As you can see, it becomes quite complex. We need many checks, which makes the code both unwieldy and inefficient. Added to this, if we didn’t check, we’d still be receiving an error message down the road. For example, using a for loop on lst will call __iter__, so the check does happen, just a little bit later. It’s not perfect (e.g., it’s not fail-fast), but it’s something.

There are actually programming language that support static type checking. These languages do check all types, and they do so at zero efficiency cost. However, Python is a dynamically typed language. It’s less robust, but more flexible. It’s a choice.

There is actually a way to add static type checking to Python. It’s not perfect and sometimes clumsy, but it does help.

How should I build strings?

There are multiple ways to construct a string.

  • Using addition: "Greetings, " + name. Avoid it: it is the most unreadable and inefficient approach.
  • Using the % operator: "Greetings, %s" % name. Quirky and limited. Best to avoid.
  • Using str.format: "Greetings, {}".format(name).
  • String interpolation: f”Greetings {name}”. This is the preferred solution. See also PEP 498.

What’s the difference between __str__ and __repr__?

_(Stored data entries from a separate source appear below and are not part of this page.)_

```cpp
__global__ void supair_state_bwd_k(const float* __restrict__ zc, const long long* __restrict__ idx, const unsigned char* __restrict__ hits,
                                   const float* __restrict__ zfix, const float* __restrict__ g_zfix, const float* __restrict__ g_zl,
                                   const float* __restrict__ g_sl, const float* __restrict__ g_init6, ZpConst kc, float* __restrict__ g_codes,
                                   int n, int T, int o, int skip, int init_ld) {
  const int i = blockIdx.x * blockDim.x + threadIdx.x;
  if (i >= n * T * o) return;
  const int j = i % o, t = (i / o) % T, b = i / (o * T);
  const size_t row = (size_t)b * T + t;
  float acc[8] = {0, 0, 0, 0, 0, 0, 0, 0};
  for (int k = 0; k < o; ++k) {
    if ((int)idx[row * o + k] != j) continue;
    const size_t e = row * o + k;
    const int h0 = hits[e];
    const int hp = (t >= 1) ? hits[e - o] : 0, hn = (t <= T - 2) ? hits[e + o] : 0;
    float g0[8], gp[8], gn[8];
    supair_gfix(zfix, g_zfix, g_zl, g_sl, g_init6, e, T, o, skip, init_ld, g0);
    if (hp) supair_gfix(zfix, g_zfix, g_zl, g_sl, g_init6, e - o, T, o, skip, init_ld, gp);
    if (hn) supair_gfix(zfix, g_zfix, g_zl, g_sl, g_init6, e + o, T, o, skip, init_ld, gn);
#pragma unroll
    for (int d = 0; d < 8; ++d) {
      const int bit = 1 << (d & 1);
      float v = (h0 & bit) ? 0.0f : g0[d];
      if (hp & bit) v += 0.5f * gp[d];
      if (hn & bit) v += 0.5f * gn[d];
      acc[d] += v;
    }
  }
#pragma unroll
  for (int d = 0; d < 8; ++d) {
    const float s = (zc[(size_t)i * 8 + d] - kc.low[d]) / kc.span[d];
    g_codes[(size_t)i * 8 + d] = acc[d] * kc.span[d] * s * (1.0f - s);
  }
}

__global__ void zall_fwd_k(const float* __restrict__ zfix, const float* __restrict__ zs, float* __restrict__ zall, int n, int T, int o, int skip) {
  const int i = blockIdx.x * blockDim.x + threadIdx.x;
  if (i >= n * (T - 1) * o) return;
  const int k = i % o, j = (i / o) % (T - 1), b = i / (o * (T - 1));
  const float* src = (j < skip - 1) ? zfix + (((size_t)b * T + 1 + j) * o + k) * 8 : zs + (((size_t)b * (T - skip) + (j - (skip - 1))) * o + k) * 18;
  const float sx = src[0];
  zall[(size_t)i * 4] = sx;
  zall[(size_t)i * 4 + 1] = sx * src[1];
  zall[(size_t)i * 4 + 2] = src[2];
  zall[(size_t)i * 4 + 3] = src[3];
}
__global__ void zall_bwd_k(const float* __restrict__ zfix, const float* __restrict__ zs, const float* __restrict__ g_zall,
                           const float* __restrict__ dz_in, float* __restrict__ g_zfix, float* __restrict__ g_zs, int n, int T, int o, int skip) {
  const int i = blockIdx.x * blockDim.x + threadIdx.x;
  const int nfix = n * T * o, nzs = n * (T - skip) * o;
  if (i < nfix) {
    const int k = i % o, t = (i / o) % T, b = i / (o * T);
    float g[8] = {0, 0, 0, 0, 0, 0, 0, 0};
    if (t >= 1 && t < skip) {
      const size_t a = (((size_t)b * (T - 1) + (t - 1)) * o + k) * 4;
      const float* src = zfix + (size_t)i * 8;
      g[0] = g_zall[a] + g_zall[a + 1] * src[1];
      g[1] = g_zall[a + 1] * src[0];
      g[2] = g_zall[a + 2];
      g[3] = g_zall[a + 3];
    }
#pragma unroll
    for (int d = 0; d < 8; ++d) g_zfix[(size_t)i * 8 + d] = g[d];
  } else if (i < nfix + nzs) {
    const int q = i - nfix;
    const int k = q % o, ts = (q / o) % (T - skip), b = q / (o * (T - skip));
    const size_t a = (((size_t)b * (T - 1) + (skip - 1 + ts)) * o + k) * 4;
    const float* src = zs + (size_t)q * 18;
    float* g = g_zs + (size_t)q * 18;
    float v[4];
    v[0] = g_zall[a] + g_zall[a + 1] * src[1];
    v[1] = g_zall[a + 1] * src[0];
    v[2] = g_zall[a + 2];
    v[3] = g_zall[a + 3];
    if (dz_in == nullptr) {
#pragma unroll
      for (int d = 0; d < 18; ++d) g[d] = d < 4 ? v[d] : 0.0f;
    } else {
      const float* gi = dz_in + (size_t)q * 18;
#pragma unroll
      for (int d = 0; d < 18; ++d) g[d] = d < 4 ? v[d] + gi[d] : gi[d];
    }
  }
}

__device__ __forceinline__ void philox_round(uint32_t& c0, uint32_t& c1, uint32_t& c2, uint32_t& c3, uint32_t k0, uint32_t k1) {
  const uint64_t p0 = (uint64_t)0xD2511F53u * c0, p1 = (uint64_t)0xCD9E8D57u * c2;
  const uint32_t n0 = (uint32_t)(p1 >> 32) ^ c1 ^ k0, n2 = (uint32_t)(p0 >> 32) ^ c3 ^ k1;
  c1 = (uint32_t)p1;
  c3 = (uint32_t)p0;
  c0 = n0;
  c2 = n2;
}
__device__ __forceinline__ float u01(uint32_t r) { return ((float)(r >> 8) + 0.5f) * (1.0f / 16777216.0f); }
__global__ __launch_bounds__(256) void noise_normal_k(float* __restrict__ out, size_t n, const unsigned long long* __restrict__ state) {
  const size_t i = (size_t)blockIdx.x * blockDim.x + threadIdx.x;
  if (4 * i >= n) return;
  const unsigned long long seed = state[0], call = state[1];
  uint32_t c0 = (uint32_t)call, c1 = (uint32_t)(call >> 32), c2 = (uint32_t)i, c3 = (uint32_t)(i >> 32);
  uint32_t k0 = (uint32_t)seed, k1 = (uint32_t)(seed >> 32);
#pragma unroll
  for (int r = 0; r < 10; ++r) {
// ... 108 lines not shown
```

Measured before the change: 9.099 million.

## Fuse zp constrain, 3-object matching and state fwd into one per-sequence kernel

For the 3-object, mode-0 case, a single kernel per batch element now computes the sigmoid constraint on the codes, keeps zc and pos in LDS, runs the 3-object table match walk on one wavefront, and builds the fixed states from LDS. Before, this took three separate launches with global round-trips for zc, pos and idx. The match walk is factored into a shared device function, and the state element code is templated on the index type so it can read the int LDS buffer. The cost is one block per sequence with only 64 of 256 threads active during matching, which may lower parallelism for small n.

```diff
diff --git a/stove_amd/csrc/capi.hip b/stove_amd/csrc/capi.hip
--- a/stove_amd/csrc/capi.hip
+++ b/stove_amd/csrc/capi.hip
@@ -1442,6 +1442,12 @@
   if (n == 0) return 0;
   if (T < 2 || skip < 1 || skip >= T || o < 1 || o > kMatchN) return (int)hipErrorInvalidValue;
   const int M = n * T * o;
+  if (codes != nullptr && mode == 0 && o == 3 && state3_lds_bytes(T) <= 64 * 1024) {
+    STOVE_LAUNCH(supair_state3_fwd_k, dim3(n), dim3(kState3Threads), state3_lds_bytes(T), st, codes, zp_const(span_low), zc, pos, idx, zfix, hits,
+                 zl, sl, init6, T, skip, fix, init_ld, lat_noise, lat_dim);
+    STOVE_LAUNCH_CHECK();
+    return 0;
+  }
   if (codes != nullptr) {
     STOVE_LAUNCH(zp_constrain_k, dim3((M * 8 + 255) / 256), dim3(256), 0, st, codes, zp_const(span_low), zc, pos, M);
     STOVE_LAUNCH_CHECK();
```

Both are methods that are meant to convert an object into a string. You should never call these methods directly, but instead use str and repr:

print(str(some_object))    # Internally class some_object.__str__
print(repr(some_object))   # Internally class some_object.__repr__
  • __str__ should return a human-friendly, readable representation of the object.
  • __repr__ should return a string that is actually Python code which allows you to recreate the object.

For example,

class Book:
    def __init__(self, title, author):
        self.title = title
        self.author = author

    def __str__(self):
        return f'{self.title} written by {self.author}'

    def __repr__(self):
        # {self.title!r} is shorthand for {repr(self.title)}
        return f"Book(title={self.title!r}, author={self.author!r})"

Git

Why do you inflict Git on us? What did we do to deserve this?

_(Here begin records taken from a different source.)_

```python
Unit = namedtuple('Unit', 'name level h w cin_segs cin_p cout cout_p fwd dgrad wgrad sums_by fold_src fold_a pool_fold head_fold',
                  defaults=(None, None, None, None, False))


def _choose(lib, sw, B, h, w, cin_segs, cout_p, first, dcode, ncu):
    cin, cin_p = sum(s[0] for s in cin_segs), sum(s[1] for s in cin_segs)
    if first and 9 * cin <= cpad(9 * cin) == cin_p:
        return 'im2col', None, 'im2col'
    if not (sw.WINOGRAD and dcode == _lib.F32 and (h | w) % 2 == 0 and min(h, w) >= 8):
        return 'igemm', None if first else 'igemm', 'igemm'
    if not (sw.WINOGRAD24 and w % 4 == 0):
        return 'f22', None if first else 'f22', 'f22'
    wg24 = min(h, w) >= 64 if sw.WINOGRAD24_WGRAD == 'auto' else bool(sw.WINOGRAD24_WGRAD)
    items24 = B * ((h + 7) // 8 * ((w + 31) // 32) if w >= 32 else (h + 15) // 16 * ((w + 15) // 16)) * ((cin_p + 63) // 64)
    dg24 = not (2 * items24 <= ncu)
    pt = sw.PRETRANSFORM
    blocks44 = B * h * w // 512
    ok44 = lambda slab_ch, in_ch: (bool(sw.WINOGRAD44) and h % 4 == 0 and w % 4 == 0 and slab_ch % 64 == 0
                                   and (sw.WINOGRAD44 is True or blocks44 * (slab_ch // 64) >= ncu)
                                   and lib.clamd_winograd44_input_elems(B, h, w, in_ch) * 4 < (1 << 32))
    wg_pre = bool(pt) and cin_p % 256 == 0 and cout_p % 256 == 0
    fwd_pre = bool(pt) and cin_p >= 64 and cout_p % 64 == 0 and (
        pt is True or (cin_p >= 256 and (wg_pre or 2 * cout_p > cin_p)) or (cin_p >= 128 and cout_p >= 2 * cin_p))
    fits = lambda c: lib.clamd_winograd24_input_elems(B, h, w, c) * 4 < (1 << 32)
    fwd_pre = fwd_pre and fits(cin_p)
    wg_pre = wg_pre and fwd_pre and lib.clamd_wgrad_winograd24_pre_operand_elems(B, h, w, cout_p) * 4 // 24 < (1 << 32)
    dg_pre = bool(pt) and dg24 and not first and cout_p >= 64 and cin_p % 64 == 0 and fits(cout_p) and (
        pt is True or (cout_p >= 256 and (2 * cin_p > cout_p or (2 * cin_p == cout_p and cin_p >= 256))))
    if (pt == 'auto' and sw.WINOGRAD44 and not (fwd_pre and wg_pre) and min(cin_p, cout_p) >= 128
            and cin_p % 128 == 0 and cout_p % 128 == 0 and ok44(cout_p, cin_p) and sw.NARROW_PRE_WGRAD):
        fwd_pre = wg_pre = True
    fwd44 = fwd_pre and ok44(cout_p, cin_p)
    if (pt == 'auto' and not dg_pre and dg24 and not first and cin_p >= 128 and cout_p >= 64 and cin_p % 64 == 0
            and sw.WINOGRAD44 and ok44(cin_p, cout_p)):
        dg_pre = True
    dg44 = dg_pre and ok44(cin_p, cout_p)
    if fwd44 and wg_pre:
        wg_pre = lib.clamd_wgrad_winograd44_pre_operand_elems(B, h, w, cout_p) * 4 // 36 < (1 << 32)
    fwd_narrow = sw.NARROW_DIRECT and not fwd_pre and cin_p == 64 and cout_p % 64 == 0
    dg_narrow = sw.NARROW_DIRECT and dg24 and not dg_pre and cout_p == 64 and cin_p % 64 == 0
    fpre = 'f44_pre' if fwd44 else 'f24_pre'
    fwd = fpre if fwd_pre else ('f24_direct' if fwd_narrow else 'f24')
    dgrad = None if first else (('f44_pre' if dg44 else 'f24_pre') if dg_pre else ('f24_direct' if dg_narrow else ('f24' if dg24 else 'f22')))
    return fwd, dgrad, (fpre if wg_pre else ('f24' if wg24 else 'f22'))


def plan_net(table, B, H, W, dcode, sw, ncu=256):
    lib = _lib.load()
    units = []
    for i, st in enumerate(table):
        level, pre = (i if i < 4 else 8 - i), st['name'] + ('.block' if st['wrapped'] else '')
        (c0, _, cin, mid), (c1, _, _, _) = st['convs']
        segs = ((cin // 2, cpad(cin // 2)),) * 2 if i > 4 else ((cin, cpad(cin)),)
        for ci, segs in ((c0, segs), (c1, ((mid, cpad(mid)),))):
            h, w, first = H >> level, W >> level, i == 0 and ci == c0
            fwd, dgrad, wgrad = _choose(lib, sw, B, h, w, segs, cpad(mid), first, dcode, ncu)
            units.append(dict(name=f'{pre}.{ci}', level=level, h=h, w=w, cin_segs=segs, cin_p=sum(s[1] for s in segs), cout=mid,
                              cout_p=cpad(mid), fwd=fwd, dgrad=dgrad, wgrad=wgrad))
        a, b = units[-2:]
        auto = dcode == _lib.BF16 and b['cout_p'] <= 256 and b['cout_p'] % 64 == 0
        if ALGOS[b['dgrad']].bn_sums and (auto if sw.FUSE_BN_SUMS == 'auto' else sw.FUSE_BN_SUMS):
            a['sums_by'] = b['name']
        if st['tail'] is not None and sw.FUSE_BN_SUMS is True:
            b['sums_by'] = f"{pre}.{st['tail'][1]}"
        if sw.FOLD_BN_INTO_TRANSFORM and ALGOS[b['fwd']].pre and ALGOS[b['wgrad']].pre:
            b['fold_src'] = a['name']
        elif sw.FOLD_BN_INTO_FILTERS and not ALGOS[b['fwd']].pre and min(b['h'], b['w']) >= 2 and b['cin_p'] <= sw.FOLD_FILTERS_MAX_CHANNELS:
            b['fold_a'] = a['name']
        if st['tail'] is not None and st['tail'][0] == 'head' and sw.FOLD_BN_INTO_FILTERS and b['cout_p'] <= sw.FOLD_FILTERS_MAX_CHANNELS:
            b['head_fold'] = True
    for k in range(3):
        b, nxt, dec = units[2 * k + 1], units[2 * k + 2], units[2 * (8 - k)]
        if (sw.FOLD_POOLED and sw.FOLD_BN_INTO_FILTERS and dcode == _lib.F32 and b['fwd'] in F24 and b['cout'] == b['cout_p']
                and all(c['fwd'] in F24 and c['cin_p'] <= sw.FOLD_FILTERS_MAX_CHANNELS and all(lg == ph for lg, ph in c['cin_segs'])
                        for c in (nxt, dec))):
            b['pool_fold'] = (nxt['name'], dec['name'])
    return tuple(Unit(**u) for u in units)
```

### continual-learning_amd/unet.py

```python
import math
import os
import weakref

import torch
import torch.nn as nn

from . import _lib
from .ops import cpad
from .plan import Switches


def _env_tri(name):
    return {'0': False, 'false': False, '1': True, 'true': True}.get(os.environ.get(name, 'auto').lower(), 'auto')


def _env_flag(name, default=True):
    v = _env_tri(name)
    return default if v == 'auto' else v


FUSE_BN_SUMS = _env_tri('CLAMD_FUSE_BN_SUMS')
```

You deserve this because you chose to study in IT…

Admittedly, Git can be difficult to work with at first, but we assure you, once you understand how it works, it holds few surprises and using it will become second nature.

Git is by far the most used VCS (Version Control System). Git was developed by Linus Torvalds. He wanted a decent VCS for the development of Linux but couldn’t find one, so he decided to write his own. Since then, Git has made its way in the industry: Google, Microsoft, Amazon, Twitter, Netflix, … all use it.

How do I get better at Git?

Chapter 2 of the freely available book Pro Git will help out a lot. Chapter 3 is also very useful.

On B, create a new directory and clone your repository there.

# Replace URL by your GitHub URL
$ git clone URL

In order to be able to receive updates on machine B, you might want to also add a link to the lecturer’s repo:

$ git remote add upstream https://github.com/UCLL-PR2/exercises.git

Say you work on machine A. You need to store your changes in the repository. This is done as explained on the workflow page:

# Store changes in local repository on A
$ git add FILES
$ git commit -m "MESSAGE"

# Upload changes to GitHub
$ git push

You can then download your changes on machine B:

# Downloads changes from GitHub
$ git pull

So, in short, you push your changes on one machine and pull them onto the other machine.